**AIM OF THE TASK**
Below this line is a set of entries; quote exactly the lines from the line that contains "constexpr int MAXW = 4;" to the line that contains "else if (lx < 0 || lx >= v.nx) return 3;", both lines included.
Segment Open
template <bool OPEN = false>
__device__ __forceinline__ void node_velocity(const LatView &v, const Pops<OPEN> &pv, int lx, int ly, int lz, long node, double u[3]) {
  if (v.halo_x && (lx <= -HALO || lx >= v.nx + HALO - 1)) { u[0] = u[1] = u[2] = 0.0; return; }
  if (v.halo_x && (lx == -1 || lx == v.nx)) {
    const double *hu = v.halo_u[lx < 0 ? 0 : 1];
    if (hu) { const long k = (long)ly * v.nz + lz; u[0] = hu[k]; u[1] = hu[v.ny_nz + k]; u[2] = hu[2L * v.ny_nz + k]; return; }
  }
  const hc::Nbr nb = hc::neighbours(v, v.plane, lx, ly, lz);
  double r = 0.0, jx = 0.0, jy = 0.0, jz = 0.0;
  [[maybe_unused]] double f[OPEN ? HC_Q : 1];
#define M(Q, CX, CY, CZ)                                                              \
  {                                                                                   \
    bool ok; const long off = hc::src_off<CX, CY, CZ>(nb, ok);                        \
    const double fq = ok ? pv.f[(long)Q * pv.qs + node + off] : 0.0;                 \
    if constexpr (OPEN) f[Q] = fq;                                                    \
    else {                                                                            \
      r += fq;                                                                        \
      if (CX == 1) jx += fq; else if (CX == -1) jx += -fq;                            \
      if (CY == 1) jy += fq; else if (CY == -1) jy += -fq;                            \
      if (CZ == 1) jz += fq; else if (CZ == -1) jz += -fq;                            \
    }                                                                                 \
  }
  FOR_Q(M)
#undef M
  if constexpr (OPEN) {
    if (v.mask[node] == 0) {
      const int code = pv.ob_code[node];
      if (code >= 0) hc::zou_he_node(f, code, pv.ob_val);
    }
    hc::moments(f, r, jx, jy, jz);
  }
  const double invRho = 1.0 / (1.0 + r);
  double bx = pv.bx, by = pv.by, bz = pv.bz;
  if (pv.reg.n) {
    int xg = v.x0 + lx;
    if (xg < 0) xg += v.nx_global; else if (xg >= v.nx_global) xg -= v.nx_global;
    region_force(pv.reg, xg, ly, lz, bx, by, bz);
  }
  u[0] = jx * invRho + (bx + pv.F[3 * node]) / 2.0;
  u[1] = jy * invRho + (by + pv.F[3 * node + 1]) / 2.0;
  u[2] = jz * invRho + (bz + pv.F[3 * node + 2]) / 2.0;
}

template <bool OPEN = false>
__global__ __launch_bounds__(256) void face_velocity_kernel(LatView v, Pops<OPEN> pv, int lx0, double *out0, int lx1, double *out1) {
  const int k = blockIdx.x * 256 + threadIdx.x;
  if (k >= v.ny_nz) return;
  const int lx = blockIdx.y ? lx1 : lx0;
  double *out = blockIdx.y ? out1 : out0;
  const int ly = k / v.nz, lz = k - ly * v.nz;
  const long node = (long)(lx + HALO) * v.plane + (long)ly * v.nz + lz;
  double u[3] = {0.0, 0.0, 0.0};
  if (v.mask[node] == 0) node_velocity<OPEN>(v, pv, lx, ly, lz, node, u);
  out[k] = u[0]; out[v.ny_nz + k] = u[1]; out[2L * v.ny_nz + k] = u[2];
}

template <bool OPEN = false>
__global__ __launch_bounds__(256) void ibm_interpolate_kernel(LatView v, Pops<OPEN> pv, long n, const double *px, const double *py,
                                                              const double *pz, double *vx, double *vy, double *vz, const int *vert_cell, const int *tag,
                                                              const unsigned char *dead) {
  const long i = (long)blockIdx.x * 256 + threadIdx.x;
  if (i >= n) return;
  if (dead[i] || tag[vert_cell[i]] == 1) return;
  Stencil s;
  phi2_stencil(v, px[i], py[i], pz[i], s);
  double a0 = 0.0, a1 = 0.0, a2 = 0.0;
#pragma unroll
  for (int k = 0; k < 8; k++) {
    if (s.node[k] < 0) continue;
    double u[3];
    node_velocity<OPEN>(v, pv, s.lx[k], s.ly[k], s.lz[k], s.node[k], u);
    a0 += (u[0] * s.w[k]); a1 += (u[1] * s.w[k]); a2 += (u[2] * s.w[k]);
  }
  vx[i] = a0; vy[i] = a1; vz[i] = a2;
}


constexpr int TILE_CAP = 5832;
constexpr int NODE_CAP = 1536;

struct Tile { int o[3]; int e[3]; int vol; int ow[3]; float r1, r2; };

__device__ __forceinline__ void tile_decode(const Tile &t, int i, int &tx, int &ty, int &tz) {
  const int q = (int)(((float)i + 0.5f) * t.r2);
  tz = i - q * t.e[2];
  tx = (int)(((float)q + 0.5f) * t.r1);
  ty = q - tx * t.e[1];
}

__device__ __forceinline__ int stencil_base(const LatView &v, double px, double py, double pz, int b[3]) {
  const double p[3] = {px, py, pz};
#pragma unroll
  for (int a = 0; a < 3; a++) { const long c = nearest_node(p[a]); b[a] = (int)c + ((p[a] < (double)c) ? -1 : 0); }
  return 0;
}

__device__ __forceinline__ long tile_node(const LatView &v, const Tile &t, int i, int &lx, int &ly, int &lz) {
  int tx, ty, tz;
  tile_decode(t, i, tx, ty, tz);
  lx = t.ow[0] + tx; ly = t.ow[1] + ty; lz = t.ow[2] + tz;
  if (v.wrap_x && lx >= v.nx) lx -= v.nx;
  if (v.per_y && ly >= v.ny) ly -= v.ny;
  if (v.per_z && lz >= v.nz) lz -= v.nz;
  return (long)(lx + HALO) * v.plane + ly * v.nz + lz;
}

__device__ __forceinline__ int xcd_contiguous(int b, int n) {
  const int per = n >> 3;
  const int main_n = per << 3;
  if (b >= main_n) return b;
  return (b & 7) * per + (b >> 3);
}

struct VStencil { double w[8]; int base; unsigned adm; };

constexpr int NVPT = 3;
constexpr int MAXW = 4;

#ifdef HC_IBM_PHASE_TIMES
__device__ unsigned long long g_phase[32];
#define PH_PARAM , long long &ph_last
#define PH_ARG , ph_last
#define PH_INIT long long ph_last = clock64();
#define STAMP(k) do { if (threadIdx.x == 0) { const long long ph_now = clock64(); atomicAdd(&g_phase[k], (unsigned long long)(ph_now - ph_last)); ph_last = ph_now; } } while (0)
#else
#define PH_PARAM
#define PH_ARG
#define PH_INIT
#define STAMP(k) do {} while (0)
#endif

__device__ __forceinline__ void block_bbox(int lo[3], int hi[3], int *s_red, Tile &t) {
  const int tid = threadIdx.x;
#pragma unroll
  for (int a = 0; a < 3; a++)
#pragma unroll
    for (int off = 32; off > 0; off >>= 1) { lo[a] = min(lo[a], __shfl_xor(lo[a], off)); hi[a] = max(hi[a], __shfl_xor(hi[a], off)); }
  if ((tid & 63) == 0) {
#pragma unroll
    for (int a = 0; a < 3; a++) { s_red[(tid >> 6) * 6 + a] = lo[a]; s_red[(tid >> 6) * 6 + 3 + a] = hi[a]; }
  }
  __syncthreads();
  const int nw = (blockDim.x + 63) >> 6;
#pragma unroll
  for (int a = 0; a < 3; a++) {
    int l = s_red[a], h = s_red[3 + a];
    for (int w = 1; w < nw; w++) { l = min(l, s_red[w * 6 + a]); h = max(h, s_red[w * 6 + 3 + a]); }
    t.o[a] = l; t.e[a] = h - l + 1;
  }
  const long vol = (long)t.e[0] * t.e[1] * t.e[2];
  t.vol = vol > 0x7fffffff ? 0x7fffffff : (int)vol;
}

__device__ __forceinline__ bool tile_finish(const LatView &v, Tile &t) {
  if (t.vol > TILE_CAP) return false;
  if ((v.wrap_x && t.e[0] > v.nx) || (v.per_y && t.e[1] > v.ny) || (v.per_z && t.e[2] > v.nz)) return false;
  t.ow[0] = v.wrap_x ? (int)pmod((long)t.o[0] - v.x0, v.nx) : t.o[0] - v.x0;
  t.ow[1] = v.per_y ? (int)pmod(t.o[1], v.ny) : t.o[1];
  t.ow[2] = v.per_z ? (int)pmod(t.o[2], v.nz) : t.o[2];
  t.r1 = 1.0f / (float)t.e[1]; t.r2 = 1.0f / (float)t.e[2];
  return true;
}

__device__ __forceinline__ unsigned char tile_mask(const LatView &v, const Tile &t, int i) {
  int tx, ty, tz;
  tile_decode(t, i, tx, ty, tz);
  int lx = t.ow[0] + tx, ly = t.ow[1] + ty, lz = t.ow[2] + tz;
  if (v.wrap_x) { if (lx >= v.nx) lx -= v.nx; }
  else if (v.halo_x) { if (lx < -HALO || lx >= v.nx + HALO) return 3; }
  else if (lx < 0 || lx >= v.nx) return 3;
  if (v.per_y) { if (ly >= v.ny) ly -= v.ny; } else if (ly < 0 || ly >= v.ny) return 3;
  if (v.per_z) { if (lz >= v.nz) lz -= v.nz; } else if (lz < 0 || lz >= v.nz) return 3;
  return v.mask[(long)(lx + HALO) * v.plane + ly * v.nz + lz];
}

__device__ __forceinline__ void tile_stencil(const Tile &t, const unsigned char *mt, double px, double py, double pz, const int b[3], VStencil &o) {
  const int sy = t.e[2], sx = t.e[1] * t.e[2];
  o.base = ((b[0] - t.o[0]) * t.e[1] + (b[1] - t.o[1])) * t.e[2] + (b[2] - t.o[2]);
  o.adm = 0;
  double total = 0.0;
#pragma unroll
  for (int i = 0; i < 2; i++)
#pragma unroll
    for (int j = 0; j < 2; j++)
#pragma unroll
      for (int k = 0; k < 2; k++) {
        const int idx = i * 4 + j * 2 + k;
        const double weight = phi2(px - (double)(b[0] + i)) * phi2(py - (double)(b[1] + j)) * phi2(pz - (double)(b[2] + k));
        const bool adm = (weight != 0.0) && (!mt || mt[o.base + i * sx + j * sy + k] == 0);
        if (adm) { total += weight; o.adm |= 1u << idx; }
        o.w[idx] = adm ? weight : 0.0;
      }
  const double coeff = 1.0 / total;
#pragma unroll
  for (int idx = 0; idx < 8; idx++) o.w[idx] *= coeff;
}

__device__ __forceinline__ bool tile_is_clear(const LatView &v, const Tile &t, int *s_near) {
  const int n[3] = {v.nx, v.ny, v.nz};
  bool inside = v.wallbrick != nullptr;
  int b0[3], nb[3];
#pragma unroll
  for (int a = 0; a < 3; a++) {
    const int lo = a == 0 ? t.ow[0] + HALO : t.ow[a], hi = lo + t.e[a] - 1, lim = a == 0 ? v.nx + 2 * HALO : n[a];
    inside = inside && lo >= 0 && hi < lim && (a != 0 || !v.wrap_x || (t.ow[0] >= 0 && t.ow[0] + t.e[0] <= v.nx));
    b0[a] = lo >> 3; nb[a] = (hi >> 3) - b0[a] + 1;
  }
  if (!inside) return false;
  if (nb[0] * nb[1] * nb[2] > 64) return false;
  if (threadIdx.x < 64) {
    const int l = threadIdx.x;
    bool near = false;
    if (l < nb[0] * nb[1] * nb[2]) {
      const int bz = l % nb[2], by = (l / nb[2]) % nb[1], bx = l / (nb[2] * nb[1]);
      near = v.wallbrick[((long)(b0[0] + bx) * v.nby + (b0[1] + by)) * v.nbz + (b0[2] + bz)] != 0;
    }
    const unsigned long long any = __ballot(near);
    if (l == 0) *s_near = any != 0ull;
  }
  __syncthreads();
  return *s_near == 0;
}

__device__ __forceinline__ bool cell_prologue(const LatView &v, int nv, long base, const double *px, const double *py, const double *pz,
                                              const unsigned char *dead, int *s_red, int *s_near, unsigned char *mt, Tile &t, VStencil vs[NVPT] PH_PARAM) {
  const int tid = threadIdx.x, nth = blockDim.x;
  double p[NVPT][3]; int b[NVPT][3]; bool live[NVPT];
  int lo[3] = {0x7fffffff, 0x7fffffff, 0x7fffffff}, hi[3] = {-0x7fffffff, -0x7fffffff, -0x7fffffff};
#pragma unroll
  for (int j = 0; j < NVPT; j++) {
    const int i = tid + j * nth;
    live[j] = i < nv && !(dead && dead[base + i]);
    if (live[j]) {
      p[j][0] = px[base + i]; p[j][1] = py[base + i]; p[j][2] = pz[base + i];
      stencil_base(v, p[j][0], p[j][1], p[j][2], b[j]);
#pragma unroll
      for (int a = 0; a < 3; a++) { lo[a] = min(lo[a], b[j][a]); hi[a] = max(hi[a], b[j][a] + 1); }
    }
  }
  block_bbox(lo, hi, s_red, t);
  STAMP(1);
  if (!tile_finish(v, t) || nv > NVPT * nth) return false;
  const bool clear = tile_is_clear(v, t, s_near);
  STAMP(2);
  if (!clear) {
#pragma unroll 4
    for (int i = tid; i < t.vol; i += nth) mt[i] = tile_mask(v, t, i);
    __syncthreads();
  }
  STAMP(3);
#pragma unroll
  for (int j = 0; j < NVPT; j++) {
    vs[j].adm = 0; vs[j].base = 0;
    if (live[j]) tile_stencil(t, clear ? nullptr : mt, p[j][0], p[j][1], p[j][2], b[j], vs[j]);
  }
  STAMP(4);
  return true;
}

constexpr unsigned short SLOT_FREE = 0xFFFF, SLOT_MARK = 0xFFFE;
__device__ __forceinline__ int compact_nodes(const Tile &t, const VStencil vs[NVPT], unsigned short *slot, unsigned short *list, int *s_count) {
  const int tid = threadIdx.x, nth = blockDim.x;
  const int sy = t.e[2], sx = t.e[1] * t.e[2];
  for (int i = tid; i < t.vol; i += nth) slot[i] = SLOT_FREE;
  if (tid == 0) *s_count = 0;
  __syncthreads();
#pragma unroll
  for (int j = 0; j < NVPT; j++)
#pragma unroll
    for (int k = 0; k < 8; k++) if (vs[j].adm & (1u << k)) slot[vs[j].base + (k >> 2) * sx + ((k >> 1) & 1) * sy + (k & 1)] = SLOT_MARK;
  __syncthreads();
  for (int i0 = 0; i0 < t.vol; i0 += nth) {
    const int i = i0 + tid;
    const bool marked = i < t.vol && slot[i] == SLOT_MARK;
    const unsigned long long b = __ballot(marked);
    int first = 0;
    if ((tid & 63) == 0 && b) first = atomicAdd(s_count, (int)__popcll(b));
    first = __shfl(first, 0);
    if (marked) {
      const int n = first + (int)__popcll(b & ((1ull << (tid & 63)) - 1ull));
      if (n < NODE_CAP) { slot[i] = (unsigned short)n; list[n] = (unsigned short)i; }
    }
  }
  __syncthreads();
  return *s_count;
}

__device__ void spread_direct(const LatView &v, int nv, long base, const double *px, const double *py, const double *pz, const double *fx,
                              const double *fy, const double *fz, const double *rx, const double *ry, const double *rz, double *F,
                              const unsigned char *dead) {
  for (int i = threadIdx.x; i < nv; i += blockDim.x) {
    if (dead && dead[base + i]) continue;
    Stencil s;
    phi2_stencil(v, px[base + i], py[base + i], pz[base + i], s);
    const double f0 = (rx ? rx[base + i] : 0.0) + fx[base + i], f1 = (ry ? ry[base + i] : 0.0) + fy[base + i], f2 = (rz ? rz[base + i] : 0.0) + fz[base + i];
#pragma unroll
    for (int k = 0; k < 8; k++) {
      if (s.node[k] < 0) continue;
      v.dirty[s.node[k] >> 4] = v.epoch;
      double *Fn = F + 3 * s.node[k];
      unsafeAtomicAdd(Fn, f0 * s.w[k]);
      unsafeAtomicAdd(Fn + 1, f1 * s.w[k]);
      unsafeAtomicAdd(Fn + 2, f2 * s.w[k]);
    }
  }
}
Segment Closed
**ANSWER TO THIS EXERCISE**
constexpr int MAXW = 4;

#ifdef HC_IBM_PHASE_TIMES
__device__ unsigned long long g_phase[32];
#define PH_PARAM , long long &ph_last
#define PH_ARG , ph_last
#define PH_INIT long long ph_last = clock64();
#define STAMP(k) do { if (threadIdx.x == 0) { const long long ph_now = clock64(); atomicAdd(&g_phase[k], (unsigned long long)(ph_now - ph_last)); ph_last = ph_now; } } while (0)
#else
#define PH_PARAM
#define PH_ARG
#define PH_INIT
#define STAMP(k) do {} while (0)
#endif

__device__ __forceinline__ void block_bbox(int lo[3], int hi[3], int *s_red, Tile &t) {
  const int tid = threadIdx.x;
#pragma unroll
  for (int a = 0; a < 3; a++)
#pragma unroll
    for (int off = 32; off > 0; off >>= 1) { lo[a] = min(lo[a], __shfl_xor(lo[a], off)); hi[a] = max(hi[a], __shfl_xor(hi[a], off)); }
  if ((tid & 63) == 0) {
#pragma unroll
    for (int a = 0; a < 3; a++) { s_red[(tid >> 6) * 6 + a] = lo[a]; s_red[(tid >> 6) * 6 + 3 + a] = hi[a]; }
  }
  __syncthreads();
  const int nw = (blockDim.x + 63) >> 6;
#pragma unroll
  for (int a = 0; a < 3; a++) {
    int l = s_red[a], h = s_red[3 + a];
    for (int w = 1; w < nw; w++) { l = min(l, s_red[w * 6 + a]); h = max(h, s_red[w * 6 + 3 + a]); }
    t.o[a] = l; t.e[a] = h - l + 1;
  }
  const long vol = (long)t.e[0] * t.e[1] * t.e[2];
  t.vol = vol > 0x7fffffff ? 0x7fffffff : (int)vol;
}

__device__ __forceinline__ bool tile_finish(const LatView &v, Tile &t) {
  if (t.vol > TILE_CAP) return false;
  if ((v.wrap_x && t.e[0] > v.nx) || (v.per_y && t.e[1] > v.ny) || (v.per_z && t.e[2] > v.nz)) return false;
  t.ow[0] = v.wrap_x ? (int)pmod((long)t.o[0] - v.x0, v.nx) : t.o[0] - v.x0;
  t.ow[1] = v.per_y ? (int)pmod(t.o[1], v.ny) : t.o[1];
  t.ow[2] = v.per_z ? (int)pmod(t.o[2], v.nz) : t.o[2];
  t.r1 = 1.0f / (float)t.e[1]; t.r2 = 1.0f / (float)t.e[2];
  return true;
}

__device__ __forceinline__ unsigned char tile_mask(const LatView &v, const Tile &t, int i) {
  int tx, ty, tz;
  tile_decode(t, i, tx, ty, tz);
  int lx = t.ow[0] + tx, ly = t.ow[1] + ty, lz = t.ow[2] + tz;
  if (v.wrap_x) { if (lx >= v.nx) lx -= v.nx; }
  else if (v.halo_x) { if (lx < -HALO || lx >= v.nx + HALO) return 3; }
  else if (lx < 0 || lx >= v.nx) return 3;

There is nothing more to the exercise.